● **WHAT THE TASK ASKS**
Looking at the records below, please say how many lines contain the word "base", as a bare number.

● **Records from a data source**

--------

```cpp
template <int KT, int WM, int WN, int NI, int RING = 0, int RB_G = 32>
__global__ __launch_bounds__(64 * WM * WN, 2) void rb_f16x3_kernel(const RbArgs a) {
    static_assert(RING == 0 || RING < KT, "a ring shorter than one chunk");
    constexpr int NTHR = 64 * WM * WN;
    constexpr int W = 32 * NI * WN;
    constexpr int WL = W + 2 * RB_G;
    constexpr int H2 = (KT - 1) / 2;
    constexpr int NCH = 2 * WM;
    constexpr int CHS = 4 * WL;
    constexpr int C = 32 * WM;
    static_assert(NI % 2 == 0, "B fragments are read in halves");
    extern __shared__ __attribute__((aligned(16))) uint4 smem4[];

    const int tid = threadIdx.x;
    const int lane = tid & 63;
    const int wave = __builtin_amdgcn_readfirstlane(tid >> 6);
    const int wm = wave / WN, wn = wave % WN;
    const int hi = lane >> 5, l31 = lane & 31;
    const int nbx = gridDim.x;
    int bx = tile_order(blockIdx.x, nbx, a.lens != nullptr, a.rev);
    const int item = bx / a.tiles_per_item;
    const int tile = bx - item * a.tiles_per_item;
    const int T = a.T;
    const int RH = a.rh;
    const int NT = W - 2 * RH;
    const int O0 = tile * NT;
    int Tv = T;
    if (a.lens) { const int l = a.lens[item] * a.len_mul; Tv = l < Tv ? l : Tv; }
    if (O0 >= Tv) return;
    const int q0 = O0 - RH;

    for (int i = tid; i < NCH * 4 * 2 * RB_G; i += NTHR) {
        const int row = i / (2 * RB_G), g = i - row * (2 * RB_G);
        smem4[row * WL + (g < RB_G ? g : W + g)] = make_uint4(0u, 0u, 0u, 0u);
    }

    const int colw = wn * (32 * NI) + l31;
    int qcl[NI];
    bool qok[NI];
#pragma unroll
    for (int t = 0; t < NI; ++t) {
        const int q = q0 + colw + 32 * t;
        qok[t] = (q >= 0) && (q < Tv);
        qcl[t] = q < 0 ? 0 : (q < T ? q : T - 1);
    }
    const float* xr = a.x + (size_t)item * C * T + (size_t)(32 * wm + 16 * hi) * T;
    f32x16 rv[NI];
#pragma unroll
    for (int t = 0; t < NI; ++t)
#pragma unroll
        for (int r = 0; r < 16; ++r) rv[t][r] = xr[(size_t)r * T + qcl[t]];

    constexpr size_t MBS = (size_t)NCH * (KT * 128);
    constexpr int NA = RING > 0 ? RING : KT;
    Frag a_h[NA], a_l[NA];
    const int wlane = (lane & 32) | (16 * ((lane >> 2) & 1) + 4 * ((lane >> 3) & 3) + (lane & 3));
    {
        const uint4* w0 = static_cast<const uint4*>(a.wp1[0]) + (size_t)wm * MBS + wlane;
#pragma unroll
        for (int g = 0; g < NA; ++g) {
            a_h[g].u = w0[g * 128];
            a_l[g].u = w0[g * 128 + 64];
        }
    }
    AMP_PIN_VMEM();

    float range_max = 0.f;
    const float kpos = 16.f, kneg = 16.f * a.slope;
    auto stage_x = [&]() __attribute__((always_inline)) {
#pragma unroll
        for (int t = 0; t < NI; ++t) {
            const int col = RB_G + colw + 32 * t;
            const bool ok = qok[t];
            const int o4 = (2 * wm + hi) * CHS + col;
#pragma unroll
            for (int o = 0; o < 2; ++o) {
                struct { uint2 u; } fh0, fl0, fh1, fl1;
                stage4_f16(ok ? rv[t][8 * o + 0] : 0.f, ok ? rv[t][8 * o + 1] : 0.f, ok ? rv[t][8 * o + 2] : 0.f,
                           ok ? rv[t][8 * o + 3] : 0.f, kpos, kneg, range_max, fh0.u, fl0.u);
                stage4_f16(ok ? rv[t][8 * o + 4] : 0.f, ok ? rv[t][8 * o + 5] : 0.f, ok ? rv[t][8 * o + 6] : 0.f,
                           ok ? rv[t][8 * o + 7] : 0.f, kpos, kneg, range_max, fh1.u, fl1.u);
                smem4[o4 + o * WL] = make_uint4(fh0.u.x, fh0.u.y, fh1.u.x, fh1.u.y);
                smem4[o4 + o * WL + 2 * WL] = make_uint4(fl0.u.x, fl0.u.y, fl1.u.x, fl1.u.y);
            }
        }
    };

    f32x16 acc[NI];
    auto conv = [&](const void* wp, const float* bias, float sc, int d, const void* wp_next) __attribute__((always_inline)) {
#pragma unroll
        for (int r = 0; r < 16; ++r) {
            const float bv = bias[32 * wm + 16 * hi + r] * sc;
#pragma unroll
            for (int t = 0; t < NI; ++t) acc[t][r] = bv;
        }
        const uint4* wa = static_cast<const uint4*>(wp) + (size_t)wm * MBS + wlane;
        const uint4* wn0 = static_cast<const uint4*>(wp_next) + (size_t)wm * MBS + wlane;
        const int rd = hi * WL + RB_G + colw - H2 * d;
#pragma unroll 1
        for (int c = 0; c < NCH; ++c) {
            const uint4* wcur = wa + (size_t)c * (KT * 128);
            const uint4* wan = (c + 1) < NCH ? wa + (size_t)(c + 1) * (KT * 128) : wn0;
            const uint4* base = smem4 + c * CHS + rd;
#pragma unroll
            for (int g = 0; g < KT; ++g) {
                const int v = RING > 0 ? g % NA : g;
                const uint4* bg = base + g * d;
                constexpr int NB = NI / 2;
#pragma unroll
                for (int th = 0; th < 2; ++th) {
                    Frag bh[NB], bl[NB];
#pragma unroll
                    for (int t = 0; t < NB; ++t) {
                        bh[t].u = bg[32 * (th * NB + t)];
                        bl[t].u = bg[2 * WL + 32 * (th * NB + t)];
                    }
                    mfma3<NB>(acc + th * NB, a_h[v], a_l[v], bh, bl);
                }
                {
                    const bool same = RING > 0 && g + RING < KT;
                    const uint4* src = same ? wcur + (size_t)(g + RING) * 128 : wan + (size_t)v * 128;
                    a_h[v].u = src[0];
                    a_l[v].u = src[64];
                }
                AMP_PIN_VMEM();
            }
        }
    };

    stage_x();
    __syncthreads();

    const int np = a.np;
#pragma unroll 1
    for (int p = 0; p < AMP_RB_MAX_PAIRS; ++p) {
        if (p < np) {
            const bool last = (p + 1 == np);
            conv(a.wp1[p], a.bias1[p], a.sc1[p], a.dil[p], a.wp2[p]);
            __syncthreads();
            {
                const float i1 = a.isc1[p];
                const float slope = a.slope;
#pragma unroll
                for (int t = 0; t < NI; ++t) {
                    const int o4 = (2 * wm + hi) * CHS + RB_G + colw + 32 * t;
#pragma unroll
                    for (int o = 0; o < 2; ++o) {
                        struct { uint2 u; } fh0, fl0, fh1, fl1;
                        seam4_f16(acc[t][8 * o + 0], acc[t][8 * o + 1], acc[t][8 * o + 2], acc[t][8 * o + 3], i1, slope, qok[t], range_max, fh0.u, fl0.u);
                        seam4_f16(acc[t][8 * o + 4], acc[t][8 * o + 5], acc[t][8 * o + 6], acc[t][8 * o + 7], i1, slope, qok[t], range_max, fh1.u, fl1.u);
                        smem4[o4 + o * WL] = make_uint4(fh0.u.x, fh0.u.y, fh1.u.x, fh1.u.y);
                        smem4[o4 + o * WL + 2 * WL] = make_uint4(fl0.u.x, fl0.u.y, fl1.u.x, fl1.u.y);
                    }
                }
            }
            __syncthreads();
            conv(a.wp2[p], a.bias2[p], a.sc2[p], 1, last ? a.wp2[p] : a.wp1[p + 1 < AMP_RB_MAX_PAIRS ? p + 1 : p]);
            {
                const float i2 = a.isc2[p];
#pragma unroll
                for (int t = 0; t < NI; ++t)
#pragma unroll
                    for (int r = 0; r < 16; ++r) rv[t][r] = __builtin_fmaf(acc[t][r], i2, rv[t][r]);
            }
            if (!last) {
                __syncthreads();
                stage_x();
                __syncthreads();
            }
        }
    }

    {
        const int mode = a.mode;
        float* yr = a.y + (size_t)item * C * T + (size_t)(32 * wm + 16 * hi) * T;
        if (mode != 0) {
#pragma unroll
            for (int t = 0; t < NI; ++t)
#pragma unroll
                for (int r = 0; r < 16; ++r) acc[t][r] = yr[(size_t)r * T + qcl[t]];
#pragma unroll
            for (int t = 0; t < NI; ++t) rv[t] += acc[t];
            if (mode == 2) {
#pragma unroll
                for (int t = 0; t < NI; ++t)
#pragma unroll
                    for (int r = 0; r < 16; ++r) rv[t][r] = rv[t][r] / a.div;
            }
        }
#pragma unroll
        for (int t = 0; t < NI; ++t) {
            const int col = colw + 32 * t;
// ... 53 lines not shown
```

### amphion_amd/csrc/runtime.hip

```cpp
#include <stdarg.h>
#include <stdio.h>
#include <stdlib.h>
#include <string.h>

#include <mutex>
#include <string>

#include "amp_host.h"

namespace amp {

static thread_local char g_err[512] = "";

void set_error(const char* fmt, ...) {
    va_list ap;
    va_start(ap, fmt);
    vsnprintf(g_err, sizeof(g_err), fmt, ap);
    va_end(ap);
}

static RangeGuard g_guard[64];
__thread std::string* tl_kernel_log = nullptr;
__thread char tl_last_kernel[160] = "";
__thread int tl_conv_transposed = 0;
// ... 64 lines not shown

int range_poll(RangeGuard* g, hipStream_t st) {
    if (!g || !g->dev || !g->pending || stream_is_capturing(st)) return AMP_OK;
    if (hipEventQuery(g->ev) != hipSuccess) return AMP_OK;
    g->pending = false;
    if (*g->host == 0) return AMP_OK;
    *g->host = 0;
    AMP_HIP(hipMemsetAsync(g->dev, 0, sizeof(unsigned), st));
    set_error("%s", kRangeMsg);
    return AMP_ERR_RANGE;
}

int range_publish(RangeGuard* g, hipStream_t st) {
    if (!g || !g->dev || stream_is_capturing(st)) return AMP_OK;
    AMP_HIP(hipMemcpyAsync(g->host, g->dev, sizeof(unsigned), hipMemcpyDeviceToHost, st));
    AMP_HIP(hipEventRecord(g->ev, st));
    g->pending = true;
    return AMP_OK;
}

int range_check_sync(RangeGuard* g, hipStream_t st, const char* who) {
    if (!g || !g->dev) return AMP_OK;
    if (stream_is_capturing(st)) { set_error("%s: the stream is capturing", who); return AMP_ERR_STATE; }
    AMP_HIP(hipMemcpyAsync(g->host, g->dev, sizeof(unsigned), hipMemcpyDeviceToHost, st));
    AMP_HIP(hipStreamSynchronize(st));
    g->pending = false;
    const unsigned v = *g->host;
    *g->host = 0;
    if (v == 0) return AMP_OK;
    AMP_HIP(hipMemsetAsync(g->dev, 0, sizeof(unsigned), st));
    set_error("%s", kRangeMsg);
    return AMP_ERR_RANGE;
}

static int g_precision = -1;
int default_precision() {
    if (g_precision < 0) {
        const char* e = getenv("AMP_PRECISION");
        g_precision = (e && (!strcmp(e, "f32") || !strcmp(e, "fp32"))) ? PREC_F32 : PREC_F16X3;
    }
    return g_precision;
}

Config::Config() {
    auto num = [](const char* name, int lo, int hi, int dflt) {
        const char* e = getenv(name);
        if (!e || !*e) return dflt;
        const int v = atoi(e);
        return (v < lo || v > hi) ? dflt : v;
    };
    rb_fusion = num("AMP_RB_FUSION", 0, 3, 1);
    ampb_fusion = num("AMP_AMPB_FUSION", 0, 3, 1);
    rb_streams = num("AMP_RB_STREAMS", -1, 1, -1);
    static const char* const kRemoved[][2] = {
        {"AMP_GROUP_MB", "amp_set_group_mb(megabytes)"}, {"AMP_PAIR_STRIP", "amp_set_pair_strips(mode)"}, {"AMP_CONV_BLK", "amp_set_conv_blk(mode)"},
        {"AMP_FUSE_PAIRS", "nothing (the fused pairs are the only form)"}, {"AMP_RB_SUM_FRAMES", "nothing"},
        {"AMP_RB_HORIZONTAL", "amp_set_resblock_streams(mode)"}, {"AMP_RB_HORIZONTAL_FRAMES", "amp_set_resblock_streams(mode)"}};
    for (const auto& r : kRemoved) {
        const char* e = getenv(r[0]);
        if (e && *e) fprintf(stderr, "libamphion_hip: the environment variable %s=%s is no longer read (removed in ABI 142); use %s\n", r[0], e, r[1]);
    }
}
Config& cfg() { static Config c; return c; }

int device_upload(const void* host, size_t bytes, void** out) {
    void* p = nullptr;
    AMP_HIP(hipMalloc(&p, bytes));
    const hipError_t e = hipMemcpy(p, host, bytes, hipMemcpyHostToDevice);
    if (e != hipSuccess) {
        (void)hipFree(p);
        set_error("hipMemcpy of %zu bytes to the device failed: %s", bytes, hipGetErrorString(e));
        return AMP_ERR_HIP;
    }
    *out = p;
    return AMP_OK;
}

}

using namespace amp;

extern "C" {

int amp_version(void) { return 158; }
const char* amp_last_error(void) { return g_err; }

int amp_set_precision(int precision) {
    if (precision != AMP_PRECISION_F32 && precision != AMP_PRECISION_F16X3) {
        set_error("amp_set_precision: unknown precision %d", precision);
        return AMP_ERR_INVALID;
    }
    g_precision = precision;
    return AMP_OK;
}

int amp_get_precision(void) { return default_precision(); }

int amp_device_count(void) {
    int n = 0;
    if (hipGetDeviceCount(&n) != hipSuccess) return 0;
    return n;
}

int amp_set_pair_strips(int on) {
    if (on < -1 || on > 0) { set_error("amp_set_pair_strips: %d (-1 the policy, 0 the per-tile kernel everywhere; the four-wave strips of mode 1 left in ABI 142)", on); return AMP_ERR_INVALID; }
    cfg().pair_strips = on;
    return AMP_OK;
}

int amp_set_strip_fit(int mode) {
    if (mode < -1 || mode > 1) { set_error("amp_set_strip_fit: %d (-1 the plan, 0 never: shifted strips, 1 every strip launch)", mode); return AMP_ERR_INVALID; }
    cfg().strip_fit = mode;
    return AMP_OK;
}

int amp_pair_strip_plan(int B, int T, int k, int ragged, int* form, int* strip_len, int* strips_per_item, int* steps) {
    if (B < 1 || T < 1 || !form || !strip_len || !strips_per_item || !steps) { set_error("amp_pair_strip_plan: B=%d T=%d or a null result pointer", B, T); return AMP_ERR_INVALID; }
    if (!pair_strip_plan(B, T, k, ragged != 0, form, strip_len, strips_per_item, steps)) { set_error("amp_pair_strip_plan: no strip kernel for k=%d", k); return AMP_ERR_UNSUPPORTED; }
    return AMP_OK;
}

int amp_set_group_mb(int megabytes) {
    if (megabytes < 0) { set_error("amp_set_group_mb: %d", megabytes); return AMP_ERR_INVALID; }
    cfg().group_bytes = (size_t)megabytes << 20;
    return AMP_OK;
}

int amp_set_resblock_streams(int mode) {
    if (mode < -1 || mode > 1) { set_error("amp_set_resblock_streams: mode=%d", mode); return AMP_ERR_INVALID; }
    cfg().rb_streams = mode;
    return AMP_OK;
}

int amp_set_small_conv(int on) {
    cfg().small_conv = on ? 1 : 0;
    return AMP_OK;
}

int amp_set_pingpong(int on) {
    cfg().pingpong = on < 0 ? kPingPongDefault : (on ? 1 : 0);
    return AMP_OK;
}

int amp_set_conv_rg_fast(int on) {
    cfg().conv_rg_fast = on < 0 ? kConvRgFastDefault : (on ? 1 : 0);
    return AMP_OK;
}

int amp_set_conv_blk_narrow(int on) {
    if (on < -1 || on > 2) { set_error("amp_set_conv_blk_narrow: %d (0 off, 1 policy: 128-row convs with k >= 7, 2 every 128-row conv, -1 default)", on); return AMP_ERR_INVALID; }
    cfg().narrow_blk = on < 0 ? 1 : on;
    return AMP_OK;
}

int amp_set_conv_blk(int mode) {
    if (mode < -1 || mode > 3) { set_error("amp_set_conv_blk: mode %d (0 off, 1 | 2 chunks per staging round, 3 = 2 + k = 7 / 11, -1 default)", mode); return AMP_ERR_INVALID; }
    cfg().conv_blk = mode < 0 ? kConvBlkDefault : mode;
    return AMP_OK;
}

int amp_set_resblock_fusion(int mode) {
    if (mode < -1 || mode > 3) { set_error("amp_set_resblock_fusion: mode=%d", mode); return AMP_ERR_INVALID; }
    cfg().rb_fusion = mode < 0 ? 1 : mode;
    return AMP_OK;
}

int amp_set_ampblock_fusion(int mode) {
    if (mode < -1 || mode > 3) { set_error("amp_set_ampblock_fusion: mode=%d", mode); return AMP_ERR_INVALID; }
    cfg().ampb_fusion = mode < 0 ? 1 : mode;
    return AMP_OK;
}

int amp_range_check(void* stream_) {
    return range_check_sync(guard_for_current_device(), (hipStream_t)stream_, "amp_range_check");
// ... 4 lines not shown
```

### include/amphion_hip.h

```cpp
#ifndef AMPHION_HIP_H
#define AMPHION_HIP_H

#include <stddef.h>
#include <stdint.h>

#ifdef __cplusplus
extern "C" {
#endif

typedef enum amp_status {
    AMP_OK = 0,
    AMP_ERR_INVALID = -1,
    AMP_ERR_MISSING_WEIGHT = -2,
    AMP_ERR_HIP = -3,
    AMP_ERR_UNSUPPORTED = -4,
    AMP_ERR_STATE = -5,
    AMP_ERR_RANGE = -6
} amp_status;
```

--------

● **OUTPUT BELOW**
2